Various Jewish organizations are responding to the looming deadline. On Monday, JFNA warned in a statement about threats to SNAP benefits. Yesterday, Mazon: A Jewish Response to Hunger held a press briefing with leading policy experts and a letter-writing campaign where participants demanded that the USDA use its contingency funds to meet the need. The organization is also supporting temples with educational support and moral support as they are the hubs for addressing food insecurity in their communities. 

“In this particular emergency, USDA has the power and actually the legal responsibility, the mandated responsibility, to release contingency funds for SNAP,” Naama Haviv, Mazon’s vice president of community engagement, told eJP. “Those funds are already there. They already exist. The legal mechanism for continuing benefits already exists. So what we don’t need is different, stand-alone legislation. Well, of course, we would welcome any solution. At this moment, we already have the solution, and that solution is in the hands of USDA Secretary Brooke Rollins.”

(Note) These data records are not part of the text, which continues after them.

template <bool BIG>
__global__ __launch_bounds__(64) void k_octree(const LevelDev* __restrict__ lv, const uint32_t* __restrict__ slots,
                                               int slot_cap, const int* __restrict__ cell_cnt, int ncells_total,
                                               uint32_t* __restrict__ lvl_kp, int kp_pitch, int* __restrict__ lvl_cnt,
                                               int* __restrict__ lvl_ncand, int nlevels, int* __restrict__ status,
                                               int ncap, int nodecap, int sortcap, int n_above, int n_upto,
                                               int level0, int use_tier_cap, int defer_nodes,
                                               uint32_t* __restrict__ big_scratch, int* __restrict__ big_next, int big_slots, int* __restrict__ lvl_tot,
                                               uint8_t* __restrict__ node_scratch = nullptr, size_t node_bytes = 0) {
    extern __shared__ __attribute__((aligned(16))) uint32_t s_oct[];
    typedef typename OctT<BIG>::Perm Perm; typedef typename OctT<BIG>::Node Node; typedef typename OctT<BIG>::SortKey SortKey;
    OctLdsT<BIG> S;
    if (BIG) {
        S.sortb = reinterpret_cast<SortKey*>(s_oct);
        S.nd = reinterpret_cast<Node*>(S.sortb + sortcap);
        S.keys = nullptr; S.perm0 = S.perm1 = nullptr;
    } else {
        S.keys = s_oct;
        S.perm0 = reinterpret_cast<Perm*>(s_oct + ncap);
        S.perm1 = S.perm0 + ncap;
        S.nd = reinterpret_cast<Node*>(S.perm1 + ncap);
        S.sortb = reinterpret_cast<SortKey*>(S.nd + nodecap);
    }
    const int lane = threadIdx.x, level = blockIdx.y + level0, b = blockIdx.x;
    const LevelDev L = lv[level];
    const int N = L.quota;
    if (use_tier_cap && L.oct_tier_cap > 0) n_above = L.oct_tier_cap;
    const int* cc = cell_cnt + (size_t)b * ncells_total + L.cell_base;
    {
        int tot = 0;
        if (n_above < 0) {
            for (int c0 = 0; c0 < L.ncells; c0 += 512) {
                int part[8];
#pragma unroll
                for (int j = 0; j < 8; j++) { const int ci = c0 + 64 * j + lane; part[j] = cc[min(ci, L.ncells - 1)]; if (ci >= L.ncells) part[j] = 0; }
#pragma unroll
                for (int j = 0; j < 8; j++) tot += part[j];
            }
#pragma unroll
            for (int d = 32; d > 0; d >>= 1) tot += __shfl_xor(tot, d);
            if (lane == 0) lvl_tot[b * nlevels + level] = tot;
        } else tot = lvl_tot[b * nlevels + level];
        const bool deferred = (tot & 0x40000000) != 0;
        tot &= 0x3fffffff;
        if (!(deferred && !BIG && !defer_nodes) && (tot <= n_above || tot > n_upto)) return;
        if (BIG) {
            int slot = 0;
            if (lane == 0) slot = atomicAdd(big_next, 1);
            slot = __shfl(slot, 0);
            if (slot >= big_slots) { if (lane == 0) { lvl_cnt[b * nlevels + level] = 0; lvl_ncand[b * nlevels + level] = tot; status[b] = VIORB_ERR_CAPACITY; } return; }
            uint32_t* base = big_scratch + (size_t)slot * 3 * (size_t)ncap;
            S.keys = base; S.perm0 = reinterpret_cast<Perm*>(base + ncap); S.perm1 = reinterpret_cast<Perm*>(base + 2 * (size_t)ncap);
            if (node_scratch) {
                S.sortb = reinterpret_cast<SortKey*>(node_scratch + (size_t)slot * node_bytes);
                S.nd = reinterpret_cast<Node*>(S.sortb + sortcap);
            }
        }
    }
    int n = 0;
    bool overflow = false;
    {
        const uint32_t* sl = slots + ((size_t)b * ncells_total + L.cell_base) * slot_cap;
        for (int base = 0; base < L.ncells; base += 64) {
            const int ci = base + lane;
            const int cnt = ci < L.ncells ? cc[ci] : 0;
            const int incl = wave_inclusive_scan(cnt);
            const int start = n + incl - cnt;
            const uint32_t* mine = sl + (size_t)min(ci, L.ncells - 1) * slot_cap;
            for (int k0 = 0; __any(k0 < cnt); k0 += 8) {
                uint32_t v[8];
#pragma unroll
                for (int u = 0; u < 8; u++) v[u] = mine[min(k0 + u, slot_cap - 1)];
#pragma unroll
                for (int u = 0; u < 8; u++) {
                    const int pos = start + k0 + u;
                    if (k0 + u < cnt && pos < ncap) S.keys[pos] = v[u];
                }
            }
            n += __shfl(incl, 63);
        }
        if (n > ncap) { overflow = true; n = ncap; }
    }
    if (lane == 0) lvl_ncand[b * nlevels + level] = n;
    WAVE_SYNC();
    uint32_t* out = lvl_kp + (size_t)b * kp_pitch + L.kp_off;
    if (n == 0 || L.n_ini < 1 || N < 1) {
        if (lane == 0) { lvl_cnt[b * nlevels + level] = 0; if (overflow) status[b] = VIORB_ERR_CAPACITY; }
        return;
    }
    int nn = 0, live = 0;
    {
        int begin = 0;
        for (int r = 0; r < L.n_ini; r++) {
            int cnt = 0;
            for (int o = 0; o < n; o += 64) {
                const int idx = o + lane;
                bool mine = false;
                if (idx < n) mine = ((int)((float)(S.keys[idx] & 0xfff) / L.hx)) == r;
                const unsigned long long m = __ballot(mine);
                if (mine) S.perm0[begin + cnt + __popcll(m & lanemask_lt(lane))] = (Perm)idx;
                cnt += __popcll(m);
            }
            if (cnt > 0) {
                if (lane == 0) {
                    Node o;
                    o.x0 = (int16_t)(int)(L.hx * (float)r); o.x1 = (int16_t)(int)(L.hx * (float)(r + 1));
                    o.y0 = 0; o.y1 = (int16_t)L.oct_h;
                    o.begin = (decltype(o.begin))begin; o.count = (decltype(o.count))cnt;
                    o.flags = (uint16_t)(cnt == 1 ? OCT_NOMORE : 0); o.pad = 0;
                    S.nd[nn] = o;
                }
                nn++;
            }
            begin += cnt;
        }
        WAVE_SYNC();
        for (int i = lane; i < (nn >> 1); i += 64) {
            const Node a = S.nd[i], z = S.nd[nn - 1 - i];
            S.nd[i] = z; S.nd[nn - 1 - i] = a;
        }
        WAVE_SYNC();
        live = nn;
    }
    bool finish = false;
    int guard = 0;
    while (!finish && guard++ < 64) {
        const int prev = live, nn0 = nn;
        int ne = 0;
        for (int base = 0; base < nn0; base += 64) {
            const int i = nn0 - 1 - (base + lane);
            ne += __popcll(__ballot(i >= 0 && !(S.nd[max(i, 0)].flags & (OCT_NOMORE | OCT_DEAD))));
        }
        if (nn0 + 4 * ne > nodecap) { overflow = true; break; }
        int n_to_expand = 0, e_base = 0;
        for (int base = 0; base < nn0; base += 64) {
            const int i = nn0 - 1 - (base + lane);
            Node p; p.flags = OCT_DEAD; p.count = 0;
            if (i >= 0) p = S.nd[i];
            const bool ex = i >= 0 && !(p.flags & (OCT_NOMORE | OCT_DEAD));
            const unsigned long long m = __ballot(ex);
            const int e = e_base + __popcll(m & lanemask_lt(lane));
            const bool small = ex && p.count <= OCT_LANE_LIMIT;
            int off = 0, nexp = 0;
            if (small) {
                const int mx = p.x0 + ((p.x1 - p.x0 + 1) >> 1), my = p.y0 + ((p.y1 - p.y0 + 1) >> 1);
                unsigned long long lo, hi; int tc[4];
                oct_lane_count(S, p, mx, my, lo, hi, tc);
                oct_lane_scatter(S, p, i, nn0 + 4 * e, mx, my, lo, hi, tc);
                off = (tc[0] > 0) + (tc[1] > 0) + (tc[2] > 0) + (tc[3] > 0); nexp = (tc[0] > 1) + (tc[1] > 1) + (tc[2] > 1) + (tc[3] > 1);
            }
            unsigned long long mb = __ballot(ex && !small);
            int big_off = 0, big_nexp = 0;
            while (mb) {
                const int l = __ffsll((long long)mb) - 1;
                mb &= mb - 1;
                const OctExpandResult r = oct_expand_wave(S, nn0 - 1 - (base + l), nn0 + 4 * __shfl(e, l), lane);
                big_off += r.off - 1; big_nexp += r.nexp;
            }
            int d_live = small ? off - 1 : 0, d_exp = nexp;
#pragma unroll
            for (int d = 32; d > 0; d >>= 1) { d_live += __shfl_xor(d_live, d); d_exp += __shfl_xor(d_exp, d); }
            live += d_live + big_off; n_to_expand += d_exp + big_nexp;
            e_base += __popcll(m);
        }
        nn = nn0 + 4 * ne;
        WAVE_SYNC();
        int first_new;
        nn = oct_compact(S, nn, nn0, lane, first_new);
        if (live >= N || live == prev) {
            finish = true;
        } else if (live + n_to_expand * 3 > N) {
            int guard2 = 0;
            while (!finish && guard2++ < 4096) {
                const int prev2 = live;
                int m = 0;
                for (int base = first_new; base < nn; base += 64) {
                    const int i = base + lane;
                    bool want = false; SortKey key = 0;
                    if (i < nn) { const Node o = S.nd[i]; want = o.count > 1; key = ((SortKey)o.count << OctT<BIG>::KEY_SHIFT) | (SortKey)i; }
                    const unsigned long long bm = __ballot(want);
                    if (want) { const int pos = m + __popcll(bm & lanemask_lt(lane)); if (pos < sortcap) S.sortb[pos] = key; }
                    m += __popcll(bm);
                }
                if (m > sortcap) { overflow = true; m = sortcap; }
                int mp = 1; while (mp < m) mp <<= 1;
                for (int i = m + lane; i < mp; i += 64) S.sortb[i] = 0;
                WAVE_SYNC();
                oct_sort(S.sortb, mp, lane);
                const int nn1 = nn;
                int processed = 0;
                bool reached = false;
                for (int base = 0; base < m && !reached && !finish; base += 64) {
                    const int q = base + lane;
                    const bool valid = q < m;
                    const int i = valid ? (int)(S.sortb[mp - 1 - q] & 0xffff) : 0;
                    Node p; p.flags = OCT_DEAD; p.count = 0;
                    if (valid) p = S.nd[i];
                    if (__any(valid && p.count > OCT_LANE_LIMIT)) {
                        for (int l = 0; l < 64 && base + l < m; l++) {
                            if (nn1 + 4 * (processed + 1) > nodecap) { overflow = true; finish = true; break; }
                            const OctExpandResult r = oct_expand_wave(S, (int)(S.sortb[mp - 1 - (base + l)] & 0xffff), nn1 + 4 * processed, lane);
                            processed++; live += r.off - 1;
                            if (live >= N) { reached = true; break; }
                        }
                        continue;
                    }
                    const int mx = p.x0 + ((p.x1 - p.x0 + 1) >> 1), my = p.y0 + ((p.y1 - p.y0 + 1) >> 1);
                    unsigned long long lo = 0, hi = 0; int tc[4] = {0, 0, 0, 0};
                    if (valid) oct_lane_count(S, p, mx, my, lo, hi, tc);
                    const int inc = valid ? (tc[0] > 0) + (tc[1] > 0) + (tc[2] > 0) + (tc[3] > 0) - 1 : 0;
                    const int incl = wave_inclusive_scan(inc);
                    const unsigned long long mh = __ballot(valid && live + incl >= N);
                    const int nvalid = min(64, m - base);
                    int cut = mh ? __ffsll((long long)mh) - 1 : nvalid - 1;
                    const int fit = (nodecap - nn1) / 4 - processed;
                    if (fit < cut + 1) { overflow = true; finish = true; cut = fit - 1; }
                    if (valid && lane <= cut) oct_lane_scatter(S, p, i, nn1 + 4 * (processed + lane), mx, my, lo, hi, tc);
                    if (cut >= 0) { live += __shfl(incl, cut); processed += cut + 1; }
                    if (mh) reached = true;
                }
                nn = nn1 + 4 * processed;
                WAVE_SYNC();
                nn = oct_compact(S, nn, nn1, lane, first_new);
                if (live >= N || live == prev2) finish = true;
            }
        }
    }
    if (defer_nodes && overflow) {
        if (lane == 0) lvl_tot[b * nlevels + level] |= 0x40000000;
        return;
    }
    for (int base = 0; base < nn; base += 64) {
        const int i = base + lane;
        if (i < nn) {
            const Node o = S.nd[i];
            const Perm* pm = (o.flags & OCT_BUF) ? S.perm1 : S.perm0;
            uint32_t best = S.keys[pm[o.begin]];
            for (int k = 1; k < (int)o.count; k++) {
                const uint32_t key = S.keys[pm[o.begin + k]];
                if ((key >> 24) > (best >> 24)) best = key;
            }
            out[nn - 1 - i] = (best & 0xff000000u) | ((((best >> 12) & 0xfff) + MINB) << 12) | ((best & 0xfff) + MINB);
        }
    }
    if (lane == 0) {
        lvl_cnt[b * nlevels + level] = nn;
        if (overflow) status[b] = VIORB_ERR_CAPACITY;
    }
}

According to Catherine Schneider, Jewish Family Service LA’s chief community engagement officer, many in the Jewish community have volunteered to help. Still, she described it as “unrealistic” for food pantries to meet the demand. 

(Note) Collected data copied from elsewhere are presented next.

+            pixl = active ? s.flag_idx[(size_t)shard * s.seg + idx] : 0u;
+            if (idx < s.dump_cap) {
+                const T *d = s.dump + ((int64_t)shard * s.dump_cap + idx) * (int64_t)(4 * k);
+#pragma unroll
+                for (int t = 0; t < KMAX; ++t) {
+                    const Pack<T, 4> q = *reinterpret_cast<const Pack<T, 4> *>(d + 4 * (t < k ? t : k - 1));
+                    v[t][0] = q.v[0];
+                    v[t][1] = q.v[1];
+                    v[t][2] = q.v[2];
+                    v[t][3] = q.v[3];
+                }
+            } else {
+                const int64_t pix = (int64_t)pixl;
+                const int64_t row = pix / s.nx;
+                const int64_t col = pix - row * s.nx;
+                const int64_t off = row * s.sy + col * s.sx;
+                const T *p11 = s.c11 + off * s.m11, *p12r = s.c12r + off * s.m12;
+                const T *p12i = s.c12i + off * s.m12, *p22 = s.c22 + off * s.m22;
+                const int64_t d11 = s.st * s.m11, d12 = s.st * s.m12, d22 = s.st * s.m22;
+#pragma unroll
+                for (int t = 0; t < KMAX; ++t) {
+                    v[t][0] = *p11;
+                    v[t][1] = *p12r;
+                    v[t][2] = *p12i;
+                    v[t][3] = *p22;
+                    if (t < k - 1) {
+                        p11 += d11;
+                        p12r += d12;
+                        p12i += d12;
+                        p22 += d22;
+                    }
+                }
             }
         } else {
-            const int64_t row = pix / s.nx;
-            const int64_t col = pix - row * s.nx;
-            const int64_t off = row * s.sy + col * s.sx;
-            const T *p11 = s.c11 + off * s.m11, *p12r = s.c12r + off * s.m12;
-            const T *p12i = s.c12i + off * s.m12, *p22 = s.c22 + off * s.m22;
-            const int64_t d11 = s.st * s.m11, d12 = s.st * s.m12, d22 = s.st * s.m22;
-#pragma unroll
-            for (int t = 0; t < KMAX; ++t) {
-                v[t][0] = *p11;
-                v[t][1] = *p12r;
-                v[t][2] = *p12i;
-                v[t][3] = *p22;
-                if (t < k - 1) {
-                    p11 += d11;
-                    p12r += d12;
-                    p12i += d12;
-                    p22 += d22;
-                }
-            }
-        }
+            const uint32_t w = local - ((n + 63u) >> 6);
+            const uint32_t pix0 = (uint32_t)__builtin_amdgcn_readfirstlane((int)dn.dense_idx[(size_t)shard * dn.segd + w]);
+            dense_wave_load<T, KMAX>(s, dn.npix, dn.flat != 0, k, (int64_t)pix0, lane, v, active);
+            pixl = pix0 + (uint32_t)lane;
+        }
+        __builtin_amdgcn_sched_barrier(0);
         unsigned cmask;
         bool handoff, cand;
         dense_chain<T, KMAX, 32>(v, k, active, ss, tab_lds, cmask, handoff, cand);
-        {
-            const unsigned long long hm = __ballot(handoff);
-            if (lane == 0) {
-                s.hand_bits[(size_t)shard * s.hand_words + (base >> 6)] = hm;
-                if (hm != 0ull) atomicAdd(s.hand_count, (unsigned)__popcll(hm));
-            }
-        }
         if (active && !handoff) {
-            uint8_t *res = s.change + pix * (int64_t)k;
-            for (int u = 1; u < k; ++u)
-                if ((cmask >> u) & 1u) res[u] = 1;
+            uint8_t *res = s.change + (int64_t)pixl * (int64_t)k;
+            if (chunk) {
+                for (int u = 1; u < k; ++u)
+                    if ((cmask >> u) & 1u) res[u] = 1;
+            } else if (cmask != 0u) {
+                store_change_row(res, k, cmask);
+            }
+        }
+        unsigned long long todo = __ballot(handoff);
+        if (todo != 0ull) {
+            const int ns = k - 1;
+            const int ppw = 64 / ns;
+            const int grp = lane / ns;
+            do {
+                unsigned long long m = todo;
+                for (int i = 0; i < grp; ++i) m &= m - 1ull;
+                const bool act = (grp < ppw) && (m != 0ull);
+                const int src = m != 0ull ? __builtin_ctzll(m) : 0;
+                const int64_t pix = (int64_t)(uint32_t)__shfl((int)pixl, src);
+                const uint32_t idx = base + (uint32_t)src;
+                const bool from_dump = chunk && act && idx < s.dump_cap;
+                const T *dsrc = s.dump + ((int64_t)shard * s.dump_cap + (from_dump ? idx : 0)) * (int64_t)(4 * k);
+                search_starts_pixels<T>(s, k, lane, act, act ? pix : 0, from_dump, dsrc);
+                for (int i = 0; i < ppw; ++i) todo &= todo - 1ull;
+            } while (todo != 0ull);
         }
     }
 }
@@ -2929,7 +2980,6 @@
     const bool flat = ((sx == 1) && (sy == nx)) || pm_ids != nullptr;
     g.nx = flat ? npix : nx;
     g.nrows = flat ? 1 : ny;
-    unsigned long long *const hand_ws = reinterpret_cast<unsigned long long *>(ws + w.off_hand);
     const int ppt = retain ? 1 : (aligned ? VPPT : 1);
     g.blocks_per_row = ceil_div(g.nx, retain ? (int64_t)kRetainThreads : (int64_t)kGlobalThreads * ppt);
     const int64_t nblocks = g.blocks_per_row * g.nrows;
@@ -3010,10 +3060,19 @@
             hipLaunchKernelGGL((omnibus_c2_dense_kernel<float, 32>), gridd, blockd, 0, sq,
                                reinterpret_cast<const OmniDenseArgs<float> &>(d), ssd);
     };
+    static const int mode_env = env_int("ND_AMD_SEARCH_MODE", -1);
+    bool regs_ok = k >= 2 && k <= (sizeof(T) == 4 ? 32 : 16);
+    DenseScreen scr_b;
+    if (regs_ok) {
+        scr_b = make_dense_screen<T>(htab, (int)k, n_looks);
+        for (int j = 2; j <= (int)k; ++j)
+            if (!(scr_b.e[j].a > -INFINITY) && !(scr_b.e[j].b < INFINITY)) regs_ok = false;
+    }
+    const bool chain_form = regs_ok && (mode_env == 3 || mode_env < 0);
     const bool low_threshold = fused || stream_long || ml_chain || (pm_ids != nullptr && alpha < fused_alpha && !exact_flags);
     auto launch_search = [&](hipStream_t sq, const uint32_t *count, const uint32_t *idx, const T *dump,
                              uint32_t seg, uint32_t dump_cap, int64_t npix_listed,
-                             unsigned long long *hand, uint32_t hand_words) -> int {
+                             const uint32_t *dense_idx, uint32_t segd) -> int {
         OmniSearchArgs<T> s;
         s.c11 = g.c11;
         s.c12r = g.c12r;
@@ -3036,9 +3095,6 @@
         s.tab = tab_dev;
         s.dump = dump;
         s.dump_cap = dump_cap;
-        s.hand_bits = nullptr;
-        s.hand_words = hand_words;
-        s.hand_count = const_cast<uint32_t *>(count) + 3;
         s.starts_max = 0;
         s.first = 0;
         const size_t scr_bytes = (size_t)(k + 1) * 4 * sizeof(double);
@@ -3069,14 +3125,6 @@
         if (per_shard > 64) per_shard = 64;
         if (per_shard < 1) per_shard = 1;
         const int64_t sblocks = per_shard * kShards;
-        static const int mode_env = env_int("ND_AMD_SEARCH_MODE", -1);
-        bool regs_ok = k >= 2 && k <= (sizeof(T) == 4 ? 32 : 16);
-        DenseScreen scr;
-        if (regs_ok) {
-            scr = make_dense_screen<T>(htab, (int)k, n_looks);
-            for (int j = 2; j <= (int)k; ++j)
-                if (!(scr.e[j].a > -INFINITY) && !(scr.e[j].b < INFINITY)) regs_ok = false;
-        }
         static const int starts_env = env_int("ND_AMD_SEARCH_STARTS", 512);
         const bool starts_form = low_threshold && k >= 2 && k <= 193 && starts_env > 0 && mode_env < 0;
         if (starts_form) {
@@ -3084,32 +3132,30 @@
             KernelTimer timer(ND_AMD_KERNEL_OMNIBUS_SEARCH, sq);
             hipLaunchKernelGGL((omnibus_c2_search_starts_kernel<T>), dim3((unsigned)sblocks), dim3(64), 0, sq, s);
         }
-        const bool chain_form = regs_ok && (mode_env == 3 || mode_env < 0);
         if (chain_form) {
             KernelTimer timer(ND_AMD_KERNEL_OMNIBUS_SEARCH, sq);
-            s.hand_bits = hand;
-            const StreamScreen<32> ss0 = make_stream_screen<T, 32>(htab, scr, (int)k, n_looks);
+            OmniPassbDense dn;
+            dn.dense_idx = dense_idx;
+            dn.segd = segd;
+            dn.flat = flat ? 1 : 0;
+            dn.npix = npix;
+            const StreamScreen<32> ss0 = make_stream_screen<T, 32>(htab, scr_b, (int)k, n_looks);
             const dim3 gr((unsigned)sblocks), bl(64);
             if (k <= 8)
-                hipLaunchKernelGGL((omnibus_c2_search_chain_kernel<T, 8>), gr, bl, 0, sq, s, ss0);
+                hipLaunchKernelGGL((omnibus_c2_passb_kernel<T, 8>), gr, bl, 0, sq, s, dn, ss0);
             else if (k <= 16)
-                hipLaunchKernelGGL((omnibus_c2_search_chain_kernel<T, 16>), gr, bl, 0, sq, s, ss0);
+                hipLaunchKernelGGL((omnibus_c2_passb_kernel<T, 16>), gr, bl, 0, sq, s, dn, ss0);
             else if (sizeof(T) == 4 && k <= 24)
-                hipLaunchKernelGGL((omnibus_c2_search_chain_kernel<float, 24>), gr, bl, 0, sq,
-                                   reinterpret_cast<const OmniSearchArgs<float> &>(s), ss0);
+                hipLaunchKernelGGL((omnibus_c2_passb_kernel<float, 24>), gr, bl, 0, sq,
+                                   reinterpret_cast<const OmniSearchArgs<float> &>(s), dn, ss0);
             else if (sizeof(T) == 4)
-                hipLaunchKernelGGL((omnibus_c2_search_chain_kernel<float, 32>), gr, bl, 0, sq,
-                                   reinterpret_cast<const OmniSearchArgs<float> &>(s), ss0);
-        }
-        KernelTimer timer((chain_form || starts_form) ? ND_AMD_KERNEL_OMNIBUS_EXACT : ND_AMD_KERNEL_OMNIBUS_SEARCH, sq);
-        if (chain_form && k <= 65) {
-            hipLaunchKernelGGL((omnibus_c2_search_starts_kernel<T>), dim3((unsigned)sblocks), dim3(64), 0, sq, s);
+                hipLaunchKernelGGL((omnibus_c2_passb_kernel<float, 32>), gr, bl, 0, sq,
+                                   reinterpret_cast<const OmniSearchArgs<float> &>(s), dn, ss0);
             return ND_AMD_OK;
         }
-        const bool behind = chain_form;
+        KernelTimer timer(starts_form ? ND_AMD_KERNEL_OMNIBUS_EXACT : ND_AMD_KERNEL_OMNIBUS_SEARCH, sq);
         const bool from_dump = split_ok && dump_cap > 0;
-        const int mode = (mode_env == 0 || mode_env == 1) ? mode_env : ((use_lds && !behind && !from_dump) ? 0 : 1);
-        const int64_t xblocks = behind ? (per_shard > 16 ? 16 : per_shard) * kShards : sblocks;
+        const int mode = (mode_env == 0 || mode_env == 1) ? mode_env : ((use_lds && !from_dump) ? 0 : 1);
         if (split_ok && dump_cap > 0) {
             if (!fs) {
                 set_error("nd_amd_omnibus_c2: internal: the time-split pass A needs the float32 screen's table (k <= %d)", kScreenLong);
@@ -3122,7 +3168,7 @@
         }
         static const int pxw_env = env_int("ND_AMD_SEARCH_PXW", 0);
         const int pxw = pxw_env ? pxw_env : (lds_bytes > 48 * 1024 ? 16 : 64);
-        if (mode == 0 && use_lds && !behind && (pxw == 32 || pxw == 16)) {
+        if (mode == 0 && use_lds && (pxw == 32 || pxw == 16)) {
             const size_t lds_n = (size_t)k * 4 * (size_t)pxw * sizeof(T) + scr_bytes;
             int64_t ps = ceil_div(ceil_div(npix_listed, kShards), (int64_t)pxw);
             if (ps > 256) ps = 256;
@@ -3145,7 +3191,7 @@
 #undef ND_LAUNCH_PXW
             return ND_AMD_OK;
         }
-        const dim3 gx((unsigned)xblocks);
+        const dim3 gx((unsigned)sblocks);
         if (mode == 0 && use_lds) {
             ND_LAUNCH_SWEEP(0, 64, gx, lds_bytes);
             return ND_AMD_OK;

“It is unrealistic to expect that food pantries are going to make up for the support that currently is coming from the government,” Schneider told eJP. “That just cannot be the strategy, because even if every food pantry would operate at the top of its game, you’re still going to have hungry children.”

Jewish agencies can’t do everything to support those in need because of the halt in benefits, said Oldfield. Neither can food banks or non-Jewish nonprofits. “There’s not going to be one solution. It’s everybody working together to try to plug all the holes and get everyone fed and just make sure that we don’t have a crisis on our hands,” he said.